BHP Group Ltd. is warning U.S. President Donald Trump’s tariff spree could trigger a global economic slowdown and challenge trade flows, as the world’s biggest miner posted a solid quarterly production performance for key commodities including copper and iron ore.
“Despite the limited direct impact of tariffs on BHP, the implication of slower economic growth and a fragmented trading environment could be more significant,” Chief Executive Officer Mike Henry said in a statement Thursday. “China’s ability to shift toward a consumption-led economy and for trade flows to adapt to the new environment will be key to sustaining the global outlook.”
The global commodities market has been one of the sectors most exposed to the fallout from Trump’s burgeoning trade war. That could complicate Henry’s agenda to grow BHP’s holdings of what he calls “future facing commodities” — copper and potash. The drive has been backed by revenue derived from the miner’s long-standing iron ore business, which still accounts for more than half of its earnings.
BHP’s production of copper in 2025’s first three months climbed 10 per cent, boosted by a ramp of of its Escondida operations in Chile, it said. Meanwhile, output from its Australian iron ore projects was steady at 68.1 million tons, and it kept its full-year guidance for the steel-making material unchanged.
Prices of copper — seen as a global economic bellwether — tumbled from late March as Trump launched his tariff spree, before recovering some losses. Iron ore has been comparatively stable, despite dropping below US$100 a ton during April on concerns of oversupply as Beijing battles with a property crisis and slowing economy.
Henry backed his company to benefit from the turmoil, saying investors will be attracted to its large-scale, low-cost projects. BHP is one of the lowest cost iron ore miners in the world at around $18 a ton, while selling at an average of about $83 to the market during the quarter, according to the filings.
“In the face of global volatility and policy uncertainty, BHP is poised to benefit from a flight to quality with Tier-one assets, industry-leading margins and high-return organic growth opportunities that will underpin value and returns through the cycle,” Henry said.
That doesn’t mean BHP is immune to the challenges facing the mining sector. In February, it slashed its dividend by 31 per cent.
BHP was also impacted by seasonal weather interruptions across its iron ore and coal operations during the period, which is its third quarter.
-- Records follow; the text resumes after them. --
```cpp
struct LqNoDeferred { __device__ __forceinline__ void operator()() const {} };
template <int S, int NT, int TC_ = screen_default_tc(S), int NB = 4, bool PACK = false, bool COARSE = false, int NDEF = 0,
          typename DEFERRED = LqNoDeferred>
__device__ __forceinline__ void lq_screen_core(const f16x8 (&ah)[S], const f16x8 (&al)[S],
                                               const unsigned char* __restrict__ tiles, int ntiles,
                                               unsigned char* stage0, int tid, const float (&frow)[16], const float (&znr)[16],
                                               float (&m1)[16], float (&m2)[16], int (&k1)[16],
                                               bool have_def = false, DEFERRED deferred = DEFERRED(), bool wave_def = true) {
    using C = ScreenCfg<S, TC_, COARSE>;
    static_assert(NB >= 3 && NB <= 4, "ring of 3 or 4 stage buffers");
    constexpr int NW = NT / 64;
    constexpr int CHUNKS = (C::STAGE_BYTES + 1023) / 1024;
    constexpr int CPW = (CHUNKS + NW - 1) / NW;
    constexpr int PD = NB - 1;
    constexpr int NSTEP = C::TC * S;
    constexpr int MID = (C::TC >= 2) ? (C::TC / 2) * S : S / 2;
    constexpr int FR = 2;
    constexpr int FD = FR - 1;
    constexpr int PERIOD = ((C::TC & 1) || (NSTEP % FR)) ? 2 : 1;
    static_assert(C::STAGE_BYTES >= 1024 && C::STAGE_BYTES % 16 == 0, "stage copies are whole KiB pieces");
    static_assert(NSTEP - FD >= MID, "next-stage fragments are read after the hand-over");
    static_assert(CPW * PD < 64, "vmcnt immediate");
    const int lane = tid & 63, ln = lane & 31;
    const int wave = __builtin_amdgcn_readfirstlane(tid >> 6);
    const int nstage = ntiles / C::TC;
    unsigned char* dummy = stage0 + (size_t)NB * C::STAGE_BYTES;
    typedef __attribute__((address_space(3))) void* lds_ptr_t;
    typedef const __attribute__((address_space(1))) void* glb_ptr_t;
    auto stage_dma = [&](int st, int buf) {
        const bool real = st < nstage;
        const unsigned char* src = tiles + (real ? (size_t)st * C::STAGE_BYTES : (size_t)0);
        unsigned char* dst = stage0 + (size_t)buf * C::STAGE_BYTES;
#pragma unroll
        for (int j = 0; j < CPW; ++j) {
            int chunk = wave + j * NW;
            chunk = chunk < CHUNKS ? chunk : CHUNKS - 1;
            int off = chunk * 1024;
            off = off + 1024 <= C::STAGE_BYTES ? off : C::STAGE_BYTES - 1024;
            unsigned char* d = real ? dst + off : dummy;
            __builtin_amdgcn_global_load_lds((glb_ptr_t)(src + off + lane * 16), (lds_ptr_t)d, 16, 0, 0);
        }
    };
    auto frag = [&](const unsigned char* tb, int s, int hl) {
        return COARSE ? *reinterpret_cast<const f16x8*>(tb + ((size_t)s * 64 + lane) * 16)
                      : *reinterpret_cast<const f16x8*>(tb + (((size_t)s * 2 + hl) * 64 + lane) * 16);
    };
    lq_wg_barrier();
#pragma unroll
    for (int p = 0; p < PD; ++p) stage_dma(p, p);
    static_assert((PD - 1) * CPW + NDEF < 64, "vmcnt immediate");
    const bool count_def = NDEF > 0 && have_def && wave_def;
    if (NDEF > 0 && have_def) deferred();
    if (count_def) {
        lq_wait_vmcnt<(PD - 1) * CPW + NDEF>();
    } else {
        lq_wait_vmcnt<(PD - 1) * CPW>();
    }
    lq_wg_barrier();

    f32x16 accA, accB;
#pragma unroll
    for (int r = 0; r < 16; ++r) accB[r] = INFINITY;
    float e2A = 0.0f, e2B = 0.0f;
    int codeA = 0, codeB = 0;
    const unsigned keep_mask = PACK ? ~((1u << lq_pack_bits(ntiles)) - 1u) : 0xffffffffu;
    f16x8 fh[FR], fl[FR];
    float e2q[2] = {0.0f, 0.0f};
    float enq[2] = {0.0f, 0.0f};
    float enA = 0.0f, enB = 0.0f;
#pragma unroll
    for (int g = 0; g < FD; ++g) {
        fh[g] = frag(stage0, g, 0);
        if constexpr (!COARSE) fl[g] = frag(stage0, g, 1);
    }
    e2q[0] = reinterpret_cast<const float*>(stage0 + C::FRAG_BYTES)[ln];
    if constexpr (COARSE) enq[0] = reinterpret_cast<const float*>(stage0 + C::FRAG_BYTES + 128)[ln];
    static_assert(FD <= S, "prologue reads stay in tile 0");
    int buf = 0;
    auto do_stage = [&](auto POS, int st) {
        constexpr int par = (decltype(POS)::value * C::TC) & 1;
        constexpr int so = (decltype(POS)::value * NSTEP) % FR;
        const unsigned char* sb = stage0 + (size_t)buf * C::STAGE_BYTES;
        int nbuf = buf + 1; nbuf = nbuf == NB ? 0 : nbuf;
        const unsigned char* nsb = stage0 + (size_t)nbuf * C::STAGE_BYTES;
#pragma unroll
        for (int g = 0; g < NSTEP; ++g) {
            const int c = g / S, s = g % S;
            if (g == MID) {
                if (count_def && st == 0) lq_wait_vmcnt<(PD >= 2 ? (PD - 2) * CPW : 0) + (PD >= 2 ? NDEF : 0)>();
                else lq_wait_vmcnt<(PD >= 2 ? (PD - 2) * CPW : 0)>();
                lq_wg_barrier();
                int b = buf + PD; b = b >= NB ? b - NB : b;
                stage_dma(st + PD, b);
            }
            f32x16& acc = (((c + par) & 1) == 0) ? accA : accB;
            const f32x16& prev = (((c + par) & 1) == 0) ? accB : accA;
            const float e2_prev = (((c + par) & 1) == 0) ? e2B : e2A;
            const float en_prev = (((c + par) & 1) == 0) ? enB : enA;
            const int code_prev = (((c + par) & 1) == 0) ? codeB : codeA;
            if (s == 0) {
                const float e2c = e2q[(c + par) & 1];
                const float enc = enq[(c + par) & 1];
#pragma unroll
                for (int r = 0; r < 16; ++r) acc[r] = COARSE ? lq_fma(-znr[r], enc, e2c * frow[r]) : 0.0f;
                int code = PACK ? (st * C::TC + c) : (st * C::TC + c) * 32 + ln;
                if constexpr (PACK) asm volatile("" : "+v"(code));
                if (((c + par) & 1) == 0) { e2A = e2c; enA = enc; codeA = code; } else { e2B = e2c; enB = enc; codeB = code; }
            }
            const f16x8 bh = fh[(g + so) % FR];
            f16x8 bl = bh;
            if constexpr (!COARSE) bl = fl[(g + so) % FR];
            auto read_ahead = [&]() {
                const int g1 = g + FD;
                const unsigned char* base = (g1 < NSTEP) ? sb : nsb;
                const int gg = (g1 < NSTEP) ? g1 : g1 - NSTEP;
                const unsigned char* tb = base + (size_t)(gg / S) * C::TILE_BYTES;
                fh[(g1 + so) % FR] = frag(tb, gg % S, 0);
                if constexpr (!COARSE) fl[(g1 + so) % FR] = frag(tb, gg % S, 1);
                if (gg % S == 0) {
                    e2q[(g1 / S + par) & 1] = reinterpret_cast<const float*>(tb + C::FRAG_BYTES)[ln];
                    if constexpr (COARSE) enq[(g1 / S + par) & 1] = reinterpret_cast<const float*>(tb + C::FRAG_BYTES + 128)[ln];
                }
            };
            __builtin_amdgcn_sched_barrier(0);
            acc = __builtin_amdgcn_mfma_f32_32x32x16_f16(ah[s], bh, acc, 0, 0, 0);
            __builtin_amdgcn_sched_barrier(0);
            read_ahead();
            __builtin_amdgcn_sched_barrier(0);
            lq_track_after_mfma<S, PACK, COARSE>(COARSE ? s : 3 * s + 0, prev, e2_prev, en_prev, frow, znr, code_prev, keep_mask, m1, m2, k1);
            __builtin_amdgcn_sched_barrier(0);
            if constexpr (!COARSE) {
                acc = __builtin_amdgcn_mfma_f32_32x32x16_f16(al[s], bh, acc, 0, 0, 0);
                lq_track_after_mfma<S, PACK>(3 * s + 1, prev, e2_prev, en_prev, frow, znr, code_prev, keep_mask, m1, m2, k1);
                __builtin_amdgcn_sched_barrier(0);
                acc = __builtin_amdgcn_mfma_f32_32x32x16_f16(ah[s], bl, acc, 0, 0, 0);
                lq_track_after_mfma<S, PACK>(3 * s + 2, prev, e2_prev, en_prev, frow, znr, code_prev, keep_mask, m1, m2, k1);
                __builtin_amdgcn_sched_barrier(0);
            }
        }
        buf = nbuf;
    };
    for (int st = 0; st < nstage; st += PERIOD) {
        do_stage(std::integral_constant<int, 0>{}, st);
        if constexpr (PERIOD == 2) do_stage(std::integral_constant<int, 1>{}, st + 1);
    }
    lq_track_part<0, 16, PACK, COARSE>(accB, e2B, enB, frow, znr, codeB, keep_mask, m1, m2, k1);
    lq_wait_vmcnt<0>();
    lq_wg_barrier();
}


__device__ __forceinline__ void lq_row_factors(float fown, int lane, float (&frow)[16]) {
    const int h = lane >> 5;
#pragma unroll
    for (int r = 0; r < 16; ++r) frow[r] = __shfl(fown, (r & 3) + 8 * (r >> 2) + 4 * h, 64);
}

#define LQ_DECIDE_STRIDE 36
#define LQ_DECIDE_BYTES (32 * LQ_DECIDE_STRIDE * 4)

struct LqDecision {
    float vv[16];
    float m2min, best, t0, p;
    bool screen_ok;
};

template <bool PACK = false, bool COARSE = false>
__device__ __forceinline__ bool lq_screen_decide(const float (&m1)[16], const float (&m2)[16], const int (&k1)[16],
                                                 unsigned char* wave_lds ,
                                                 const unsigned* hdr, float n2, float fown, float gamma, int K, int D,
                                                 int lane, int& my_k, LqDecision& dec, float pack_eps = 0.0f,
                                                 unsigned keep_mask = 0xffffffffu, float zn = 0.0f,
// ... 453 lines not shown
```

Measured before the change: 1.362 billion.

## Defer next-block x prefetch into screen prologue and batch x loads for small S

```diff
diff --git a/lipvq-vae_amd/csrc/lipvq_fused.hip b/lipvq-vae_amd/csrc/lipvq_fused.hip
--- a/lipvq-vae_amd/csrc/lipvq_fused.hip
+++ b/lipvq-vae_amd/csrc/lipvq_fused.hip
@@ -161,21 +161,41 @@
     const bool x_pref = !FAST && a.A <= 2 * XPF;
     float xq[XPF];
     constexpr int LANE_W_MIN_S = 8;
+    constexpr bool X_BATCHED = S < LANE_W_MIN_S;
     auto load_x = [&](int64_t blk_, float (&out)[XPF]) {
-        int64_t r_ = (blk_ * WAVES + wave) * 32 + ln;
-        r_ = r_ < a.N ? r_ : a.N - 1;
-        const int64_t last = a.N * a.A - 1;
-        int h_x = h;
-        if constexpr (S >= LANE_W_MIN_S) asm volatile("" : "+v"(h_x));
+        if constexpr (!X_BATCHED) {
+            int64_t r_ = (blk_ * WAVES + wave) * 32 + ln;
+            r_ = r_ < a.N ? r_ : a.N - 1;
+            const int64_t last = a.N * a.A - 1;
+            int h_x = h;
+            asm volatile("" : "+v"(h_x));
+#pragma unroll
+            for (int q = 0; q < XPF; ++q) {
+                const int k = 2 * q + h_x;
+                int64_t i_ = r_ * a.A + k;
+                i_ = i_ < last ? i_ : last;
+                const float v = a.x[i_];
+                out[q] = (k < a.A) ? v : 0.0f;
+            }
+            return;
+        }
+        int64_t row0_ = (blk_ * WAVES + wave) * 32;
+        row0_ = row0_ < a.N ? row0_ : a.N - 1;
+        const int64_t left64 = a.N - 1 - row0_;
+        const int left = left64 < 31 ? (int)left64 : 31;
+        const unsigned char* xb = reinterpret_cast<const unsigned char*>(a.x + row0_ * a.A);
+        const int64_t end64 = ((a.N - row0_) * a.A - 1) * 4;
+        const unsigned end = end64 < (int64_t)(32 * 2 * XPF * 4) ? (unsigned)end64 : 32u * 2 * XPF * 4;
+        const unsigned off0 = (unsigned)((ln < left ? ln : left) * a.A + h) * 4u;
 #pragma unroll
         for (int q = 0; q < XPF; ++q) {
-            const int k = 2 * q + h_x;
-            int64_t i_ = r_ * a.A + k;
-            i_ = i_ < last ? i_ : last;
-            const float v = a.x[i_];
-            out[q] = (k < a.A) ? v : 0.0f;
+            unsigned o = off0 + 8u * q;
+            o = o < end ? o : end;
+            out[q] = *reinterpret_cast<const float*>(xb + o);
         }
     };
+    const int x_kmax = a.A - h;
+    auto x_masked = [&](int i, const float (&v)[XPF]) { return (!X_BATCHED || 2 * i < x_kmax) ? v[i] : 0.0f; };
     if (x_pref) load_x(blockIdx.x, xq);
     lq_ws_begin(a.amb_count);
     {
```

Like peer Rio Tinto Group, it posted lower production quarter-on-quarter in the iron-rich Pilbara region due to severe cyclone events.
Rio reported on Wednesday that iron ore shipments had fallen nine per cent due to cyclones. The impact on BHP’s iron ore operations was comparatively smaller, but it said its coal fields in Queensland were hit by heavy rainfall, with production of the steelmaking fuel down 12 per cent on the previous three months.
Copper and potash
The company has sold off many of its coal assets and exited oil and gas under Henry’s management, turning to copper — used in electrification and key to the energy transition — for its next leg of growth. BHP made a $49 billion bid for Anglo American Plc last year, which ultimately failed.
BHP has a controlling 57.5 per cent interest in the massive Escondida project, which was hit by power outages over the reporting period. Still, it delivered better yields over the three months, driven by higher quality ore.
While its Nickel West business remains in care and maintenance, due to a crash in prices driven by oversupply from Indonesia, it is developing a major potash mine — Jansen —- in Canada, which is set to become a big supplier to the fertilizer market. The project’s first stage is 66 per cent complete, with initial production is scheduled for next year, BHP said.